● **TASK DETAILS**:
Keyword search on "double": report each line of the records that contains it.

● **MATERIAL FOR THIS EXERCISE**:
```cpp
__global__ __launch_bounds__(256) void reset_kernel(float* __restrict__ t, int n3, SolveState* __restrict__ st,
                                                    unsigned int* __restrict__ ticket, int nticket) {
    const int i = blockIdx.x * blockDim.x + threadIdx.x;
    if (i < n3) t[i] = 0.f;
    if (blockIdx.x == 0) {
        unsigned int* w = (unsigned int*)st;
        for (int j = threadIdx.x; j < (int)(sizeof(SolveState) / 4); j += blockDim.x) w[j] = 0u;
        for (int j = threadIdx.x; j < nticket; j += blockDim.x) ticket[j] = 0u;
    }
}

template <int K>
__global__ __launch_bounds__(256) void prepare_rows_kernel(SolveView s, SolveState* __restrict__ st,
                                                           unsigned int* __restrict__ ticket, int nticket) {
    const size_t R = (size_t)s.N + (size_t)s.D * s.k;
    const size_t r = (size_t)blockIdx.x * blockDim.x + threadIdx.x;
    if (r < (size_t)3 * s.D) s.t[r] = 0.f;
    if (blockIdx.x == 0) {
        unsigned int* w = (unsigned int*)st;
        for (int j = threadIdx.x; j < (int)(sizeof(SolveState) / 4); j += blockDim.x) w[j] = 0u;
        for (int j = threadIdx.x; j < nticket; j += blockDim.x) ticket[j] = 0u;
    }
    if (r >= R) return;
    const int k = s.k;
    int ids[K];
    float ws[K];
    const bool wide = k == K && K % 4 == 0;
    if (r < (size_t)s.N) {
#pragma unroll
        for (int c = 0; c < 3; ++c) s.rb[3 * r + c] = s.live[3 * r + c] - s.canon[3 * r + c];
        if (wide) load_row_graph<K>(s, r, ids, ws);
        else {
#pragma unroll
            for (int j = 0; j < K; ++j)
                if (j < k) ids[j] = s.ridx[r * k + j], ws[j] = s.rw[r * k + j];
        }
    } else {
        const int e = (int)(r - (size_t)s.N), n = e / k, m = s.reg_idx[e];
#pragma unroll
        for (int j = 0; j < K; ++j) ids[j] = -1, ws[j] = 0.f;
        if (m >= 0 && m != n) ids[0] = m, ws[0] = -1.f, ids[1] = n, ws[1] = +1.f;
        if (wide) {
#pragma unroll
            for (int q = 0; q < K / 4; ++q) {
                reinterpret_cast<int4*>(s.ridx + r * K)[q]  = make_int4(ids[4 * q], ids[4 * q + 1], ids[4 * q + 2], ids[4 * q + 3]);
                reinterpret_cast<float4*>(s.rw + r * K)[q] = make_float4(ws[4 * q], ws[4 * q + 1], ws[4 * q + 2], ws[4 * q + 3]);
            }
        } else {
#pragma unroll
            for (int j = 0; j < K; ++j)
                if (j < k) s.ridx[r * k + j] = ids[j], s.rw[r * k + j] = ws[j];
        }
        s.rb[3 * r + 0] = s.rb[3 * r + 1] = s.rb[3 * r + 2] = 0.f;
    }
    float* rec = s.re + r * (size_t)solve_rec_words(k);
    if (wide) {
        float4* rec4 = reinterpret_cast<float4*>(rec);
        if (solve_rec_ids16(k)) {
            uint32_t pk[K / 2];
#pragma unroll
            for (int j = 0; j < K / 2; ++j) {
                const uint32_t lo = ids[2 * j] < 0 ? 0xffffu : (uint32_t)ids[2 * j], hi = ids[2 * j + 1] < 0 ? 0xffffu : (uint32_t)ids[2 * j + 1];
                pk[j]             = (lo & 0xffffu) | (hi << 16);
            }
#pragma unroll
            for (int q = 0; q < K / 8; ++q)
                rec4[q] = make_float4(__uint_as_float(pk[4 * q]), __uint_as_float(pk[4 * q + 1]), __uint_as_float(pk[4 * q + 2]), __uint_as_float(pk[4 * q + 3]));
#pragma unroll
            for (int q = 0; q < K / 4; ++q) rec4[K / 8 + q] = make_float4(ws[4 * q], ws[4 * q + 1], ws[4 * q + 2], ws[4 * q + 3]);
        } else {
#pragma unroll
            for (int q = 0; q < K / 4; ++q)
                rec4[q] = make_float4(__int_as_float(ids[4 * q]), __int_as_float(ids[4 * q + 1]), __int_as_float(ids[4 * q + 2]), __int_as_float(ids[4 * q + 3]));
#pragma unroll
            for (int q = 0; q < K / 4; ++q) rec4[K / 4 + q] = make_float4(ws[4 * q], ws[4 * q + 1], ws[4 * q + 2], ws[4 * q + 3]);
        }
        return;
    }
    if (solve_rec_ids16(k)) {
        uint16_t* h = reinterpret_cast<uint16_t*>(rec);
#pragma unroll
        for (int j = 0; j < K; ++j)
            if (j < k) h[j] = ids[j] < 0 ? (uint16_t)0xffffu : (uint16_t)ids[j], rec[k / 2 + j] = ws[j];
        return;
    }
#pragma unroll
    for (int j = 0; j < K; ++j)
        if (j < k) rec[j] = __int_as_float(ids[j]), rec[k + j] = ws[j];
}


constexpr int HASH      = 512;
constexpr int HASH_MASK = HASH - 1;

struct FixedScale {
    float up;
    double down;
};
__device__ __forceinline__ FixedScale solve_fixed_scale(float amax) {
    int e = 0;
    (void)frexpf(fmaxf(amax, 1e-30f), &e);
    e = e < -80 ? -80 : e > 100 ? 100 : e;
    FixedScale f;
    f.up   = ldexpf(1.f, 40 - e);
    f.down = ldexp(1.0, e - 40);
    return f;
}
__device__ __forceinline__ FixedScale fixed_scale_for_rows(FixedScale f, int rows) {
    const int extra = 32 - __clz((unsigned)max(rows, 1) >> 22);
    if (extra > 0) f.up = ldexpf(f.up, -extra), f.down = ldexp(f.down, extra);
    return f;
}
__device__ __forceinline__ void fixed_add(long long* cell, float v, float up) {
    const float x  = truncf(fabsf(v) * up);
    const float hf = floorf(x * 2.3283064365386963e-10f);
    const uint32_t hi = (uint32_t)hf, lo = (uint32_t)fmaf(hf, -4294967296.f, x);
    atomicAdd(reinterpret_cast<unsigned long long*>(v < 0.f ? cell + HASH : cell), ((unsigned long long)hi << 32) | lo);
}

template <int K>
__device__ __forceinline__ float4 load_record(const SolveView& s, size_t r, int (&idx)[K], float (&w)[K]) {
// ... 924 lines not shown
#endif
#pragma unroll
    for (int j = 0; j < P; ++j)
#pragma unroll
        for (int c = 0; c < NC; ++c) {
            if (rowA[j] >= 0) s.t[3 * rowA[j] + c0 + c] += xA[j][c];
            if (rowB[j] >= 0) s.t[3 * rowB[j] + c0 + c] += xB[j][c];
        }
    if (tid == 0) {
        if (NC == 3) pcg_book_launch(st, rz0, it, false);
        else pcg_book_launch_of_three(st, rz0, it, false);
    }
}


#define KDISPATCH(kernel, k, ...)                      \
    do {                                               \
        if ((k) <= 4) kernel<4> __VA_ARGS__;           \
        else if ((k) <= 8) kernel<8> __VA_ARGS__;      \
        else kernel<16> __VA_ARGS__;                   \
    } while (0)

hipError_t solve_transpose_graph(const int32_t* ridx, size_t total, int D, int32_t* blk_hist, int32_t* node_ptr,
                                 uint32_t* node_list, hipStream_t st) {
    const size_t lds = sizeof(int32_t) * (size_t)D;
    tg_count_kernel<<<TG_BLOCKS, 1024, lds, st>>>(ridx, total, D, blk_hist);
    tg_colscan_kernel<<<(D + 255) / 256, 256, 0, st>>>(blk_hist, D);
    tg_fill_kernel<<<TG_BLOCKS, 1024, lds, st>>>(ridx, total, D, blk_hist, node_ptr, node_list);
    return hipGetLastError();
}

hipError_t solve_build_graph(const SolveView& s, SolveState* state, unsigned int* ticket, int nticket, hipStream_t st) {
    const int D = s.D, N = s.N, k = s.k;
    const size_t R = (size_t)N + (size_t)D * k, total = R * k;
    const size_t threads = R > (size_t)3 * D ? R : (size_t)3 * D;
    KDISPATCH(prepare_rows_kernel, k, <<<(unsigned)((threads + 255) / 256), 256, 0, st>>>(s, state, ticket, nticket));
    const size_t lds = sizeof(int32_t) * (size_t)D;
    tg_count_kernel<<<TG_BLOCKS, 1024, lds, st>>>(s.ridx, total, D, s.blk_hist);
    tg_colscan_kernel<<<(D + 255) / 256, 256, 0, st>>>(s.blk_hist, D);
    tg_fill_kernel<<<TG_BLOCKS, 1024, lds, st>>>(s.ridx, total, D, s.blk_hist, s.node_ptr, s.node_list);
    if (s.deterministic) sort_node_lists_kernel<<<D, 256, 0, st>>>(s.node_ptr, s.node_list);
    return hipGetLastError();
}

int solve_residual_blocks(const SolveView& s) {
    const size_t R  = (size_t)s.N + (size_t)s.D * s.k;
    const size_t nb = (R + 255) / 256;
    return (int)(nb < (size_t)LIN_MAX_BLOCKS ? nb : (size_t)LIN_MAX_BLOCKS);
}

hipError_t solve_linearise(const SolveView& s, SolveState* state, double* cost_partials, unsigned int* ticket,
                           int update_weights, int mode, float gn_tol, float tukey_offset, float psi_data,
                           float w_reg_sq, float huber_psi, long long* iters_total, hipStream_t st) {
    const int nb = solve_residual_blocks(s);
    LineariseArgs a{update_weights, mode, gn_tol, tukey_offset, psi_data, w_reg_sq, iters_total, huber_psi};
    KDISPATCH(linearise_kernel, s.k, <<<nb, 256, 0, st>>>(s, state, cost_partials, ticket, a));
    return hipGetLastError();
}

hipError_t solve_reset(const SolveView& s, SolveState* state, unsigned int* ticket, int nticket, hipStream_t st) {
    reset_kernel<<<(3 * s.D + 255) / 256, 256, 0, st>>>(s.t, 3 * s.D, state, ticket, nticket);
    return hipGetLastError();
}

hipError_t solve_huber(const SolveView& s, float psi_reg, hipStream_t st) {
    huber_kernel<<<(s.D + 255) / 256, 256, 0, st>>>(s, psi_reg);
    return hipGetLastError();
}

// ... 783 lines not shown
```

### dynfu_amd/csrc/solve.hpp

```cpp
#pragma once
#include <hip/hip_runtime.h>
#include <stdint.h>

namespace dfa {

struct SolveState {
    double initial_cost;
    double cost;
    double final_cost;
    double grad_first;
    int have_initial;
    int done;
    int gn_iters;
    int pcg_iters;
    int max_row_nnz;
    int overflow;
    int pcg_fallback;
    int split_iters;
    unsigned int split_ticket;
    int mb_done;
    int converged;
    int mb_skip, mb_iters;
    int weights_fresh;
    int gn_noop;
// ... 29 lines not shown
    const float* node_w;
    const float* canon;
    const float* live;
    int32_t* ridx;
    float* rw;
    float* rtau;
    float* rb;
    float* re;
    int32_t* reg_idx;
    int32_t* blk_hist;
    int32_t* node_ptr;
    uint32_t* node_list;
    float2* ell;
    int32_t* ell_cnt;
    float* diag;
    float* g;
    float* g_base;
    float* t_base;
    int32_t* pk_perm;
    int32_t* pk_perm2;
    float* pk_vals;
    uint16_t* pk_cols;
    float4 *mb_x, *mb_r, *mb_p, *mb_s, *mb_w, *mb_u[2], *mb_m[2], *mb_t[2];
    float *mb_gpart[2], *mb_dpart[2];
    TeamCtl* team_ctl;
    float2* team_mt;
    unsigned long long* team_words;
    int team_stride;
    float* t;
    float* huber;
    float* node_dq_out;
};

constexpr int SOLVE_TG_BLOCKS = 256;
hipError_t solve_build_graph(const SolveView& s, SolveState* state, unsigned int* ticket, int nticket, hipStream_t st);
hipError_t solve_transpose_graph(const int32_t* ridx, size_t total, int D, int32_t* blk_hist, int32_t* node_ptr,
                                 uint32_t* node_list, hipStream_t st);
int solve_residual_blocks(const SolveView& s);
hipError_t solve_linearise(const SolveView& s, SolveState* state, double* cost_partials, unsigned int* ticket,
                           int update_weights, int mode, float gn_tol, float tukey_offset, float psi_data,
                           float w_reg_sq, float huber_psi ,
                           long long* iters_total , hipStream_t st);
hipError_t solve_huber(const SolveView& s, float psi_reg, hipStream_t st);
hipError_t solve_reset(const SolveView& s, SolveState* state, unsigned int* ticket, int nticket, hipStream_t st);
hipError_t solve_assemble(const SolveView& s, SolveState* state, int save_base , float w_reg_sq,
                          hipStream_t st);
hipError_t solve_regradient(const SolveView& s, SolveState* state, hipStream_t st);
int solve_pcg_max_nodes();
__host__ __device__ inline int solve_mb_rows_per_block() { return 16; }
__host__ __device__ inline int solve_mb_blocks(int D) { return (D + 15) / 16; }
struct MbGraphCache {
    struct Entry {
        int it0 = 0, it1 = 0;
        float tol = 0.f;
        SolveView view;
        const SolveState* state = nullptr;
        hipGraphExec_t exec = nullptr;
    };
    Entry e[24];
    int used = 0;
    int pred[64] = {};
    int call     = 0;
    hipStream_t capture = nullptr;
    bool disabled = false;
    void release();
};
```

● **YOUR SOLUTION**:
    double down;
hipError_t solve_linearise(const SolveView& s, SolveState* state, double* cost_partials, unsigned int* ticket,
    double initial_cost;
    double cost;
    double final_cost;
    double grad_first;
hipError_t solve_linearise(const SolveView& s, SolveState* state, double* cost_partials, unsigned int* ticket,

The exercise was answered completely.